Survivors of Anders Behring Breivik's murderous rampage in Oslo last year, along with family members of the 77 people he killed, finally have some closure on the nightmare. Friday, a panel of five Norwegian judges found him sane and guilty of the murders, and sentenced him to 21 years in prison. It is likely that he will be detained on the grounds of dangerousness for the rest of his life. With court proceedings at an end, survivors and family members understandably expressed relief and a desire to get on with their lives.

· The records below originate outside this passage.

template <int P>
__global__ __launch_bounds__(FPS_WAVES * 64) void k_fps(const float* __restrict__ xyz, int n, int m, int m0, int G,
                                                        int bs_log2, int batch0,
                                                        unsigned long long* __restrict__ slots,
                                                        int32_t* __restrict__ idxs, int* __restrict__ err) {
    static_assert(FPS_NG >= 1 && FPS_NG * 64 == FPS_MAXG * FPS_KPUB && FPS_KPUB <= FPS_K && FPS_WAVES * 2 <= 64,
                  "lane mappings of the exchange");
    __shared__ unsigned long long s_part[2][FPS_WAVES * 2];
    __shared__ float s_xyz[2][FPS_K * 3];
    __shared__ unsigned s_prog[2];
    const int bi = batch0 + blockIdx.y, wg = blockIdx.x;
    xyz += (size_t)bi * n * 3;
    idxs += (size_t)bi * m;
    slots += (size_t)bi * 2 * FPS_MAXG * FPS_KPUB;
    const int lane = threadIdx.x & 63, wid = threadIdx.x >> 6;
    const bool holder = (wid & 3) != 0;
    const int hid = wid - 1 - (wid >> 2);
    const int gtid = (wg * FPS_PW + hid) * 64 + lane;
    const int stride = G * FPS_PW * 64;
    if (threadIdx.x < 2) s_prog[threadIdx.x] = 0u;
    if (!holder && lane < 4) s_part[lane >> 1][wid * 2 + (lane & 1)] = 0ull;

    float px[P], py[P], pz[P], tmp[P];
    unsigned key[P];
    unsigned elig = 0;
    const unsigned bs_mask = (1u << bs_log2) - 1u;
#pragma unroll
    for (int i = 0; i < P; i++) {
        const int k = gtid + i * stride;
        px[i] = py[i] = pz[i] = 0.f;
        tmp[i] = 1e10f;
        key[i] = FPS_KEY_NONE;
        if (holder && k < n) {
            px[i] = xyz[(size_t)k * 3 + 0];
            py[i] = xyz[(size_t)k * 3 + 1];
            pz[i] = xyz[(size_t)k * 3 + 2];
            const float mag = fmaf(pz[i], pz[i], fmaf(py[i], py[i], px[i] * px[i]));
            if (!((double)mag <= 1e-3)) elig |= 1u << i;
            const unsigned rev = bs_log2 ? (__brev((unsigned)k & bs_mask) >> (32 - bs_log2)) : 0u;
            key[i] = (rev << 22) | (unsigned)k;
        }
    }
    if (m0 <= 0 && wg == 0 && threadIdx.x == 0) idxs[0] = 0;
    int nnew = 1;
    float nx[FPS_K], ny[FPS_K], nz[FPS_K];
    nx[0] = xyz[0]; ny[0] = xyz[1]; nz[0] = xyz[2];
#pragma unroll
    for (int a = 1; a < FPS_K; a++) nx[a] = ny[a] = nz[a] = 0.f;
    int done = 1;
    if (m0 > 1) {
        for (int base = 0; base < m0 - 1; base += FPS_K) {
            const int cntk = min(FPS_K, m0 - 1 - base);
#pragma unroll
            for (int a = 0; a < FPS_K; a++) {
                const int pi = a < cntk ? idxs[base + a] : 0;
                nx[a] = xyz[(size_t)pi * 3 + 0];
                ny[a] = xyz[(size_t)pi * 3 + 1];
                nz[a] = xyz[(size_t)pi * 3 + 2];
            }
#pragma unroll
            for (int i = 0; i < P; i++) {
                if (elig & (1u << i)) {
                    float d2 = tmp[i];
#pragma unroll
                    for (int a = 0; a < FPS_K; a++) {
                        if (a < cntk) {
                            const float dx = px[i] - nx[a], dy = py[i] - ny[a], dz = pz[i] - nz[a];
                            d2 = fminf(fmaf(dz, dz, fmaf(dy, dy, dx * dx)), d2);
                        }
                    }
                    tmp[i] = d2;
                }
            }
        }
        const int pl = idxs[m0 - 1];
        nx[0] = xyz[(size_t)pl * 3 + 0];
        ny[0] = xyz[(size_t)pl * 3 + 1];
        nz[0] = xyz[(size_t)pl * 3 + 2];
        done = m0;
    }
#ifdef FPS_TRACE
    unsigned long long ftr[10] = {0, 0, 0, 0, 0, 0, 0, 0, 0, 0};
#endif
    if (holder) {
#pragma unroll
        for (int i = 0; i < P; i++) {
            if (elig & (1u << i)) {
                const float dx = px[i] - nx[0], dy = py[i] - ny[0], dz = pz[i] - nz[0];
// ... 2 lines not shown
        }
    } else {
        __builtin_amdgcn_s_setprio(3);
    }
    __syncthreads();
    for (int round = 1; done < m; round++) {
        const int par = round & 1;
        const unsigned long long ft0 = FT();
        unsigned bd = 0u, bk = FPS_KEY_NONE;
#pragma unroll
        for (int i = 0; i < P; i++) {
            if (elig & (1u << i)) {
                float d2 = tmp[i];
                const unsigned db = __float_as_uint(d2);
                if (db > bd || (db == bd && key[i] < bk)) {
                    bd = db;
                    bk = key[i];
                }
            }
        }
        const unsigned long long ft1 = FT();
        FTA(0, ft0, ft1);
        if (holder) {
        unsigned d1 = bd, k1 = bk;
        wave_best(d1, k1);
        unsigned cd = bd, ck = bk;
        if (bk == k1 && k1 != FPS_KEY_NONE) {
            cd = 0u;
            ck = FPS_KEY_NONE;
#pragma unroll
            for (int i = 0; i < P; i++) {
                if ((elig & (1u << i)) && key[i] != k1) {
                    const unsigned db = __float_as_uint(tmp[i]);
                    if (db > cd || (db == cd && key[i] < ck)) {
                        cd = db;
                        ck = key[i];
                    }
                }
            }
        }
        unsigned d2w = cd, k2w = ck;
        wave_best(d2w, k2w);
        if (lane == 0) {
            unsigned long long c1 = fps_code(d1, k1), c2 = fps_code(d2w, k2w);
            if (c2 != 0ull) c2 |= 1ull;
            else if (c1 != 0ull) c1 |= 1ull;
            s_part[par][wid * 2 + 0] = c1;
            s_part[par][wid * 2 + 1] = c2;
        }
        }
        const unsigned long long ft2 = FT();
        FTA(1, ft1, ft2);
        __syncthreads();
        const unsigned long long ft3 = FT();
        FTA(2, ft2, ft3);
        if (wid == 0) {
            unsigned long long mine = lane < FPS_WAVES * 2 ? s_part[par][lane] : 0ull;
            unsigned long long wgc[FPS_KPUB];
            bool stop = false;
            int cnt = 0;
            fps_static_for<0, FPS_KPUB>([&](auto tc) {
                constexpr int t = decltype(tc)::value;
                const unsigned long long best = stop ? 0ull : wave_max_u64(mine);
                wgc[t] = best & ~1ull;
                if (best != 0ull) {
                    if (mine == best) mine = 0ull;
                    if (best & 1ull) stop = true;
                    cnt = t + 1;
                } else {
                    stop = true;
                }
            });
#pragma unroll
            for (int t = 0; t < FPS_KPUB; t++)
                if (t == cnt - 1) wgc[t] |= 1ull;
            const unsigned long long ft4 = FT();
            FTA(3, ft3, ft4);
            unsigned long long v[FPS_NG];
            v[0] = wgc[0];
#pragma unroll
// ... 16 lines not shown
                    v[j] = 0ull;
                }
                int spins = 0;
                while (!all) {
                    all = true;
#pragma unroll
                    for (int j = 0; j < FPS_NG; j++) {
                        if (!ok[j]) {
                            v[j] = __hip_atomic_load(rs + lane + 64 * j, __ATOMIC_RELAXED, __HIP_MEMORY_SCOPE_AGENT);
                            ok[j] = (v[j] & FPS_TAG) == tag;
                            all = all && ok[j];
                        }
                    }
                    if (++spins > FPS_SPIN_LIMIT) {
                        *err = 1;
                        break;
                    }
                }
#pragma unroll
                for (int j = 0; j < FPS_NG; j++) v[j] = (lane + 64 * j < G * FPS_KPUB) ? (v[j] & ~FPS_TAG) : 0ull;
            }
            const unsigned long long ft5 = FT();
            FTA(4, ft4, ft5);
            float vx[FPS_NG], vy[FPS_NG], vz[FPS_NG];
#pragma unroll
            for (int j = 0; j < FPS_NG; j++) {
                const int ci = fps_code_index(v[j]);
                vx[j] = xyz[(size_t)ci * 3 + 0];
                vy[j] = xyz[(size_t)ci * 3 + 1];
                vz[j] = xyz[(size_t)ci * 3 + 2];
            }
            static_assert(FPS_NG == 1, "one gathered candidate per lane");
#ifdef FPS_TRACE
            {
                float probe = vx[0];
                asm volatile("v_mov_b32 %0, %0" : "+v"(probe));
                vx[0] = probe;
            }
#endif
            const unsigned long long ft6 = FT();
            FTA(5, ft5, ft6);
            const unsigned long long mine0 = v[0];
            const unsigned long long Bcode = wave_max_u64((mine0 & 1ull) ? (mine0 & ~1ull) : 0ull);
            unsigned ckey = (unsigned)((mine0 >> 1) & 0x7fffffffull);
            float cdist = __uint_as_float((unsigned)(mine0 >> 32));
            bool alive = mine0 != 0ull;
            int nacc = 0;
            float kx = 0.f, ky = 0.f, kz = 0.f;
            int kidx = 0;
            bool direct = false;
            const unsigned clo = ckey << 1;
            const unsigned Bhi = (unsigned)(Bcode >> 32), Blo = (unsigned)Bcode;
            auto take = [&](int ol, unsigned best_lo, int t) {
                const float bx = __int_as_float(__builtin_amdgcn_readlane(__float_as_int(vx[0]), ol));
                const float by = __int_as_float(__builtin_amdgcn_readlane(__float_as_int(vy[0]), ol));
                const float bz = __int_as_float(__builtin_amdgcn_readlane(__float_as_int(vz[0]), ol));
                const bool keeper = lane == t;
                kx = keeper ? bx : kx;
                ky = keeper ? by : ky;
                kz = keeper ? bz : kz;
                kidx = keeper ? (int)((FPS_KEY_NONE - ((best_lo >> 1) & 0x7fffffffu)) & 0x3fffffu) : kidx;
                if (lane == ol) alive = false;
                if (lane == 0) {
                    FPS_LDS_ST(&s_xyz[par][t * 3 + 0], bx);
                    FPS_LDS_ST(&s_xyz[par][t * 3 + 1], by);
                    FPS_LDS_ST(&s_xyz[par][t * 3 + 2], bz);
// ... 66 lines not shown
                __builtin_amdgcn_s_sleep(FPS_POLL_SLEEP);
            }
            nnew = seen;
        } else {
            const unsigned tag = (unsigned)round << 8;
            unsigned c;
            for (;;) {
                c = FPS_LDS_LD(&s_prog[par]);
                if ((c & 0xffffff80u) == (tag | 0x80u)) break;
                __builtin_amdgcn_s_sleep(32);
            }
            nnew = (int)(c & 0x7fu);
        }
        done += nnew;
#ifdef FPS_TRACE
        ftr[8] += 1;
        ftr[9] += nnew;
#endif
    }
#ifdef FPS_TRACE
    if (g_fps_trace && wg == 0 && threadIdx.x == 0)
        for (int i = 0; i < 10; i++) g_fps_trace[i] = ftr[i];
#endif
}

A verdict of guilt and a prison sentence, however, were not foregone conclusions. Although there was no doubt that Mr. Breivik had committed the murders, the question of his sanity dominated the trial. Successful insanity defences are rare, especially for heinous crimes, but when insanity is claimed, it is almost always the defendant who raises the issue. Life in a psychiatric hospital seems preferable to many defendants to incarceration in a prison, and the possibility of release in the event of recovery – even if the prospect is remote – adds to the appeal.
However, Mr. Breivik's trial offered the unusual spectacle – apparently without precedent in Norway – of a defendant who insisted that he was sane, while the prosecution argued for a finding of insanity. Two teams of psychiatric experts hired by the court reached differing conclusions as to whether he had been psychotic at the time of the crime. In essence, the prosecution was attempting to have an insanity verdict imposed over the objections of the defendant, in the face of conflicting evidence about Mr. Breivik's state of mind. How do we explain this odd turn of the tables?

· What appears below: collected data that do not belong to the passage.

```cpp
__global__ void wino4_filter_kernel(const float* __restrict__ w, float* __restrict__ up, int M, int K, int Cin_native,
                                    int dgrad, int mtiles, long pairs) {
    for (long i = blockIdx.x * (long)blockDim.x + threadIdx.x; i < pairs; i += (long)gridDim.x * blockDim.x) {
        const int kk = (int)(i & 3); long r = i >> 2;
        const int lane = (int)(r & 63); r >>= 6;
        const int wm = (int)(r & 1); r >>= 1;
        const int mt = (int)(r % mtiles); const int chunk = (int)(r / mtiles);
        const int m = mt * 64 + wm * 32 + (lane & 31), c = chunk * W4_CK + 2 * kk + (lane >> 5);
        float u[6][6];
#pragma unroll
        for (int a = 0; a < 6; ++a)
#pragma unroll
            for (int b2 = 0; b2 < 6; ++b2) u[a][b2] = 0.f;
        if (m < M && c < K) {
            const float* __restrict__ g = dgrad ? w + ((long)c * Cin_native + m) * 9 : w + ((long)m * Cin_native + c) * 9;
            float gg[3][3];
#pragma unroll
            for (int a = 0; a < 3; ++a)
#pragma unroll
                for (int b2 = 0; b2 < 3; ++b2) gg[a][b2] = dgrad ? g[(2 - a) * 3 + (2 - b2)] : g[a * 3 + b2];
            float row[6][3];
#pragma unroll
            for (int b2 = 0; b2 < 3; ++b2) {
                const float g0 = gg[0][b2], g1 = gg[1][b2], g2 = gg[2][b2];
                row[0][b2] = (64.f / 81.f) * g0;
                row[1][b2] = -(128.f / 243.f) * g0 - (32.f / 81.f) * g1 - (8.f / 27.f) * g2;
                row[2][b2] = -(128.f / 243.f) * g0 + (32.f / 81.f) * g1 - (8.f / 27.f) * g2;
                row[3][b2] = (32.f / 243.f) * g0 + (16.f / 81.f) * g1 + (8.f / 27.f) * g2;
                row[4][b2] = (32.f / 243.f) * g0 - (16.f / 81.f) * g1 + (8.f / 27.f) * g2;
                row[5][b2] = g2;
            }
#pragma unroll
            for (int a = 0; a < 6; ++a) {
                const float r0 = row[a][0], r1 = row[a][1], r2 = row[a][2];
                u[a][0] = (64.f / 81.f) * r0;
                u[a][1] = -(128.f / 243.f) * r0 - (32.f / 81.f) * r1 - (8.f / 27.f) * r2;
                u[a][2] = -(128.f / 243.f) * r0 + (32.f / 81.f) * r1 - (8.f / 27.f) * r2;
                u[a][3] = (32.f / 243.f) * r0 + (16.f / 81.f) * r1 + (8.f / 27.f) * r2;
                u[a][4] = (32.f / 243.f) * r0 - (16.f / 81.f) * r1 + (8.f / 27.f) * r2;
                u[a][5] = r2;
            }
        }
        const long base = ((long)chunk * mtiles + mt) * 8;
#pragma unroll
        for (int a = 0; a < 6; ++a)
#pragma unroll
            for (int b2 = 0; b2 < 6; ++b2) {
                const int xi = 6 * a + b2, fgi = xi / 9, f = xi % 9;
                up[((((base + ((fgi << 1) | wm)) * 9 + f) * 64 + lane) << 2) + kk] = u[a][b2];
            }
    }
}

C2M_API long c2m_wino4_upack_floats(int M, int K) {
    return 36L * (c2m_cdiv(M, 64) * 64L) * (c2m_cdiv(K, W4_CK) * (long)W4_CK);
}

C2M_API int c2m_wino4_filter_transform(const float* w, float* upack, int Cout, int Cin, int dgrad, void* stream) {
    C2M_ENTER();
    const int M = dgrad ? Cin : Cout, K = dgrad ? Cout : Cin;
    if (M <= 0 || K <= 0) return 0;
    const long total = c2m_wino4_upack_floats(M, K);
    if (total * 4 >= 0xffffffffL) return (int)hipErrorInvalidValue;
    hipLaunchKernelGGL(wino4_filter_kernel, dim3(c2m_grid(total / 36, 256)), dim3(256), 0, (hipStream_t)stream, w, upack, M,
                       K, Cin, dgrad, c2m_cdiv(M, 64), total / 36);
    return (int)hipGetLastError();
}

C2M_API int c2m_wino4_regions(int Ho, int Wo) { return c2m_cdiv(Ho, W4_OR) * c2m_cdiv(Wo, W4_OC); }

C2M_API int c2m_conv_wino4(const float* upack, const float* X, float* Y, float* Y_interior, const float* bias,
                           const int64_t* g, int act, float slope, void* stream) {
    C2M_ENTER();
    Wino4P p;
    p.U = upack; p.X = X; p.Y = Y; p.bias = bias;
    p.Y2 = Y_interior; p.y2_sn = p.y2_sc = p.y2_sh = 0; p.lo_y = p.lo_x = p.ext_y = p.ext_x = 0;
    if (Y_interior) {
        p.y2_sn = g[C2M_WG_Y2_SN]; p.y2_sc = g[C2M_WG_Y2_SC]; p.y2_sh = g[C2M_WG_Y2_SH];
        p.lo_y = (int)g[C2M_WG_LO_Y]; p.lo_x = (int)g[C2M_WG_LO_X]; p.ext_y = (int)g[C2M_WG_EXT_Y]; p.ext_x = (int)g[C2M_WG_EXT_X];
    }
    p.M = (int)g[C2M_WG_M]; p.K = (int)g[C2M_WG_K]; p.nimg = (int)g[C2M_WG_NIMG];
    p.Hi = (int)g[C2M_WG_HI]; p.Wi = (int)g[C2M_WG_WI]; p.Ho = (int)g[C2M_WG_HO]; p.Wo = (int)g[C2M_WG_WO];
    p.iy0 = (int)g[C2M_WG_IY0]; p.ix0 = (int)g[C2M_WG_IX0]; p.reflect = (int)g[C2M_WG_REFLECT];
    p.in_sn = g[C2M_WG_IN_SN]; p.in_sc = (int)g[C2M_WG_IN_SC]; p.in_sh = (int)g[C2M_WG_IN_SH];
    p.out_sn = g[C2M_WG_OUT_SN]; p.out_sc = g[C2M_WG_OUT_SC]; p.out_sh = g[C2M_WG_OUT_SH]; p.out_off = g[C2M_WG_OUT_OFF];
    if (g[C2M_WG_X_BYTES] <= 0 || g[C2M_WG_X_BYTES] >= 0x80000000LL) return (int)hipErrorInvalidValue;
    p.x_bytes = (unsigned)g[C2M_WG_X_BYTES];
    if (g[C2M_WG_NKT] != 0 || g[C2M_WG_PTAB] != 0) return (int)hipErrorInvalidValue;
    p.R = (const float*)(uintptr_t)g[C2M_WG_RING]; p.r_l = (int)g[C2M_WG_RING_L];
    if (p.R && (Y_interior || p.reflect || p.Ho < 4 || p.Wo < 4 || p.r_l < p.Ho || p.r_l < p.Wo || p.out_off != 0)) return (int)hipErrorInvalidValue;
    p.act = act; p.slope = slope;
    if (p.M <= 0 || p.K <= 0 || p.nimg <= 0 || p.Ho <= 0 || p.Wo <= 0) return 0;
    if ((((uintptr_t)upack) & 15) != 0) return (int)hipErrorInvalidValue;
    p.nchunks = c2m_cdiv(p.K, W4_CK);
    p.mtiles = c2m_cdiv(p.M, 64);
    if (c2m_wino4_upack_floats(p.M, p.K) * 4 >= 0xffffffffL) return (int)hipErrorInvalidValue;
    const long regions = (long)p.nimg * c2m_wino4_regions(p.Ho, p.Wo);
    if (regions * p.mtiles > 0x7fffffffL) return (int)hipErrorInvalidValue;
    hipLaunchKernelGGL(conv_wino4_kernel, dim3((unsigned)(regions * p.mtiles)), dim3(512), 0, (hipStream_t)stream, p);
    return (int)hipGetLastError();
}
```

For legal systems like Norway's that allow findings of insanity even against the wishes of a defendant, the motivation is clear. People suffering from severe mental illnesses often deny that there is anything wrong with them and hence may reject a defence of insanity. Courts would be faced with the prospect of punishing seriously ill persons whose behaviour was driven by psychosis, rather than sending them to a psychiatric hospital for treatment. Most people share the intuition that it is unfair to punish someone who did not understand the wrongfulness of their actions, and imposing an insanity verdict avoids having to do so.

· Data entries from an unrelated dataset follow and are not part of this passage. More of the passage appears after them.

template <int K>
LSA_HD F29 sub_loose(const F29 &a, const F29 &b) {
    F29 r;
    uint64_t pc = 0;
#pragma unroll
    for (int i = 0; i < 9; i++) {
        pc += (uint64_t)F29::p(i) * (uint32_t)K;
        const uint32_t kp = (i < 8) ? ((uint32_t)pc & F29::MASK) : (uint32_t)pc;
        pc >>= 29;
        const uint32_t c = (i == 0) ? kp + (1u << 29) : (i < 8) ? kp + F29::MASK : kp - 1u;
        r.l[i] = a.l[i] + c - b.l[i];
    }
    return r;
}

struct Aff29 {
    F29 x, y;
    LSA_HD bool is_inf() const { return x.limbs_zero() && y.limbs_zero(); }
};
struct AffPacked {
    uint32_t x[8], y[8];
};
struct XYZZ29 {
    F29 X, Y, ZZ, ZZZ;
    LSA_HD bool is_inf() const { return ZZ.limbs_zero(); }
    static LSA_HD XYZZ29 inf() { return {F29::zero(), F29::zero(), F29::zero(), F29::zero()}; }
};

LSA_HD Aff29 unpack_affine(const AffPacked &q) { return {F29::unpack256(q.x), F29::unpack256(q.y)}; }

LSA_HD XYZZ29 xyzz29_dbl_affine(const Aff29 &b) {
    F29 U = add_lazy(b.y, b.y);
    F29 V = sqr(U);
    F29 W = mul(U, V);
    F29 S = mul(b.x, V);
    F29 xx = sqr(b.x);
    F29 M = add_lazy(add_lazy(xx, xx), xx).norm();
    F29 X3 = sub_k<4>(sqr(M), add_lazy(S, S));
    F29 Y3 = dot2(M, sub_k<8>(S, X3), W, sub_k<1>(F29::zero(), b.y));
    return {X3, Y3, V, W};
}

LSA_HD XYZZ29 xyzz29_dbl(const XYZZ29 &a) {
    if (a.is_inf()) return a;
    F29 U = add_lazy(a.Y, a.Y);
    F29 V = sqr(U);
    F29 W = mul(U, V);
    F29 S = mul(a.X, V);
    F29 xx = sqr(a.X);
    F29 M = add_lazy(add_lazy(xx, xx), xx).norm();
    F29 X3 = sub_k<4>(sqr(M), add_lazy(S, S));
    F29 Y3 = dot2(M, sub_k<8>(S, X3), W, sub_k<4>(F29::zero(), a.Y));
    return {X3, Y3, mul(V, a.ZZ), mul(W, a.ZZZ)};
}

LSA_HD XYZZ29 xyzz29_madd(const XYZZ29 &a, const Aff29 &b) {
    if (b.is_inf()) return a;
    if (a.is_inf()) return {b.x, b.y, F29::one(), F29::one()};
    F29 U2 = mul(b.x, a.ZZ);
    F29 S2 = mul(b.y, a.ZZZ);
    F29 Pd = sub_k<8>(U2, a.X);
    F29 R = sub_k<4>(S2, a.Y);
    if (Pd.is_zero_mod_p()) {
        if (R.is_zero_mod_p()) return xyzz29_dbl_affine(b);
        return XYZZ29::inf();
    }
    F29 PP = sqr(Pd);
    F29 PPP = mul(Pd, PP);
    F29 Q = mul(a.X, PP);
    F29 X3 = sub_k<6>(sqr(R), add_lazy(PPP, add_lazy(Q, Q)));
    F29 Y3 = dot2(R, sub_k<8>(Q, X3), sub_k<4>(F29::zero(), a.Y), PPP);
    return {X3, Y3, mul(a.ZZ, PP), mul(a.ZZZ, PPP)};
}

Mr. Breivik's case shows why that is a bad idea. As horrifying as was his behaviour, he had an overtly political end in mind. Concerned about what he called the "Islamic colonization" of Europe, he sought to kill young leaders of the Norwegian Labour Party, whose policies he believed encouraged Muslim immigration, at their summer retreat on an island in a lake near Oslo. Mr. Breivik thought his actions were justified by the legal doctrine of "necessity" to call attention to a situation that threatened the future of his country and of Europe.
To label politically motivated crimes, no matter how reprehensible, acts of insanity denies the reality of the challenge they represent to the dominant political model. No wonder that totalitarian regimes such as the former Soviet Union and China, the latter even today, prefer to impose psychiatric hospitalization on dissenters rather than respond to their dissatisfactions. Many observers thought Norway's prosecutors were seeking a similar goal in the Breivik case, trying to exclude anti-immigration sentiment from a place in political discourse.
Moreover, viewing political crimes as manifestations of mental disorders may steer society toward inappropriate responses. After all, neither the Oklahoma City federal building bombing in 1995 nor the London Underground attacks in 2005 would have been prevented by better psychiatric treatment. Appropriate responses required recognition that right-wing militia members in the United States and Islamic militants in Britain both pose risks of terrorism and need to be monitored to prevent future violence.
Unless we choose to deceive ourselves about the motives behind such shocking crimes, defendants should not be subject to imposed verdicts of insanity. Those who are too psychotic to recognize that they are ill should be considered incompetent to stand trial, and court proceedings deferred until their competence is restored. Friday's verdict in Oslo, as victims and family members concurred, brought Mr. Breivik's foray into political terrorism to its appropriate end.
Paul S. Appelbaum is Dollard Professor of Psychiatry, Medicine and Law at Columbia University in New York.